Extracted records
++++++++

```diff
@@ -275,26 +277,26 @@
   double sb = sat_max_sep(p2, p1, q, ib);
   if (sb > 0.0) return;
   V2 n;
-  if (sa >= sb) n = boxp_normal(p1, ia); else n = vneg(boxp_normal(p2, ib));
-  const EdgeW e1 = support_edge_poly(p1, slot1, n, q);
-  const EdgeW e2 = support_edge_poly(p2, slot2, vneg(n), q);
-  contact_points(e1, e2, n, out);
-}
-
-DE_DEV void circle_to_poly(V2 c, double r, const BoxP& poly, int q, Contacts& out) {
+  if (sa >= sb) n = boxc_normal(p1, ia); else n = vneg(boxc_normal(p2, ib));
+  const EdgeW e1 = support_edge_poly(p1, slot1, n);
+  const EdgeW e2 = support_edge_poly(p2, slot2, vneg(n));
+  contact_points(e1, e2, n, q, out);
+}
+
+DE_DEV void circle_to_poly(V2 c, double r, const BoxC& poly, V2 vp, int q, Contacts& out) {
   out.count = 0;
   double maxsep;
   int best;
-  const V2 vq = boxp_vertex(poly, q);
-  quad_argmax_first(vdot(boxp_normal(poly, q), vsub(c, vq)), maxsep, best);
+  const V2 vq = poly.vq;
+  quad_argmax_first(vdot(boxc_normal(poly, q), vsub(c, vq)), maxsep, best);
   if (maxsep > r) return;
   if (maxsep <= 0.0) {
-    V2 fn = boxp_normal(poly, best);
+    V2 fn = boxc_normal(poly, best);
     V2 n = vneg(fn);
     V2 pb = vsub(c, vmul(fn, maxsep));
     out.n = n; out.p1[0] = vadd(c, vmul(n, r)); out.p2[0] = pb; out.hash[0] = 0; out.count = 1;
   } else {
-    const V2 a = boxp_vertex(poly, (q + 3) & 3), b = vq;
+    const V2 a = vp, b = vq;
     const V2 d = vsub(b, a);
     const double t = fclamp01_cp(vdot(d, vsub(c, a)) / vlensq(d));
     const V2 pt = vadd(a, vmul(d, t));
@@ -309,7 +311,7 @@
     if (bestd <= r * r) {
       double dist = dm_sqrt(bestd);
       V2 delta = vsub(bestp, c);
-      V2 n = (dist != 0.0) ? vmul(delta, 1.0 / dist) : vneg(boxp_normal(poly, best));
+      V2 n = (dist != 0.0) ? vmul(delta, 1.0 / dist) : vneg(boxc_normal(poly, best));
       out.n = n; out.p1[0] = vadd(c, vmul(n, r)); out.p2[0] = bestp; out.hash[0] = 0; out.count = 1;
     }
   }
@@ -462,7 +464,7 @@
     if (lane < A) { minv = 1.0 / DRV_BY_TYPE(carMass); iinv = 1.0 / DRV_BY_TYPE(carInertia); }
     else if (used) { minv = 1.0 / CarK::pedMass; iinv = 1.0 / CarK::pedInertia; }
     L.minv[lane] = minv; L.iinv[lane] = iinv;
-    if (lane < 16) { L.rc[lane] = 1.0; L.rs[lane] = 0.0; L.rotAng[lane] = 0.0; }
+    if (lane < DRV_MAXA) { L.rc[lane] = 1.0; L.rs[lane] = 0.0; L.rotAng[lane] = 0.0; }
     if (lane < A) {
       L.dirx[lane] = g_dirx; L.diry[lane] = g_diry;
       L.prevx[lane] = g_prevx; L.prevy[lane] = g_prevy; L.goalx[lane] = g_gx; L.goaly[lane] = g_gy;
@@ -949,15 +951,14 @@
     const int pr = isCand ? (int)L.clist[pass * 16 + (lane >> 2)] : 0xFFFF;
     if (isCand) {
       const int i = pr >> 8, j = pr & 0xFF;
-      BoxP b1;
-      b1.p = v2(L.px[i], L.py[i]); b1.c = L.rc[i]; b1.s = L.rs[i]; b1.hx = L.chx[i]; b1.hy = L.chy[i];
+      BoxC b1;
+      boxc_car(L, i, q, b1);
       if (j >= DRV_SLOT_PED && j < DRV_SLOT_OBST) {
-        circle_to_poly(v2(L.px[j], L.py[j]), DRV_PED_R, b1, q, ct);
+        circle_to_poly(v2(L.px[j], L.py[j]), DRV_PED_R, b1, L.cv[i][(q + 3) & 3], q, ct);
       } else {
-        BoxP b2;
-        b2.c = 1.0; b2.s = 0.0;
-        if (j < DRV_SLOT_PED) { b2.p = v2(L.px[j], L.py[j]); b2.c = L.rc[j]; b2.s = L.rs[j]; b2.hx = L.chx[j]; b2.hy = L.chy[j]; }
-        else { b2.p = static_pos(L, j); b2.hx = j >= DRV_SLOT_BLD ? DRV_BLD_HX : DRV_OBST_H; b2.hy = j >= DRV_SLOT_BLD ? DRV_BLD_HY : DRV_OBST_H; }
+        BoxC b2;
+        if (j < DRV_SLOT_PED) boxc_car(L, j, q, b2);
+        else boxc_static(static_pos(L, j), j >= DRV_SLOT_BLD ? DRV_BLD_HX : DRV_OBST_H, j >= DRV_SLOT_BLD ? DRV_BLD_HY : DRV_OBST_H, q, b2);
         poly_to_poly(b1, i, b2, j, q, ct);
       }
     }
@@ -1239,7 +1240,7 @@
   const bool vbValid = (uniform_i(stateBits) & LS_VB_VALID) != 0;
   bool aabbValid = (uniform_i(stateBits) & LS_AABB_VALID) != 0;
     bool turned = false;
-    const int bi = lane & (DRV_NB - 1), ci = lane & 15;
+    const int bi = lane & (DRV_NB - 1), ci = lane < DRV_MAXA ? lane : DRV_MAXA - 1;
     int f = L.flags[bi];
     double px = L.px[bi], py = L.py[bi], vx = L.vx[bi], vy = L.vy[bi], ang = L.ang[bi];
     const double w = L.w[bi];
@@ -1389,6 +1390,8 @@
             l = fmin_cp(l, bw.v[k].x); r = fmax_cp(r, bw.v[k].x); b = fmin_cp(b, bw.v[k].y); t = fmax_cp(t, bw.v[k].y);
           }
           bl = l - 0.0; bb = b - 0.0; br = r + 0.0; bt = t + 0.0;
+#pragma unroll
+          for (int k = 0; k < 4; ++k) L.cv[lane][k] = bw.v[k];
           L.aabb[lane][0] = bl; L.aabb[lane][1] = bb; L.aabb[lane][2] = br; L.aabb[lane][3] = bt;
         } else {
           bl = L.aabb[lane][0]; bb = L.aabb[lane][1]; br = L.aabb[lane][2]; bt = L.aabb[lane][3];
@@ -1578,7 +1581,7 @@
     if (lane == 0) L.stepErr = anyBad ? DYNENV_ERRBIT_ACTION : 0;
   }
   int finishedAt = -1;
-  if (lane < 16) { L.rewAcc[lane] = 0.0; L.posAcc[lane] = 0.0; }
+  if (lane < DRV_MAXA) { L.rewAcc[lane] = 0.0; L.posAcc[lane] = 0.0; }
   bool aabbValid = false;
   L.lastCand[lane] = g_lastCand;
   if (lane == 0) { L.clistN = -1; L.sActive = ~0ull; L.sLvMeta = 0; }
```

++++++++

→ **Work task**:
Wherever the word "minv" turns up in a line of the entries above, copy that line.

→ **Solved exercise**:
     if (lane < A) { minv = 1.0 / DRV_BY_TYPE(carMass); iinv = 1.0 / DRV_BY_TYPE(carInertia); }
     else if (used) { minv = 1.0 / CarK::pedMass; iinv = 1.0 / CarK::pedInertia; }
     L.minv[lane] = minv; L.iinv[lane] = iinv;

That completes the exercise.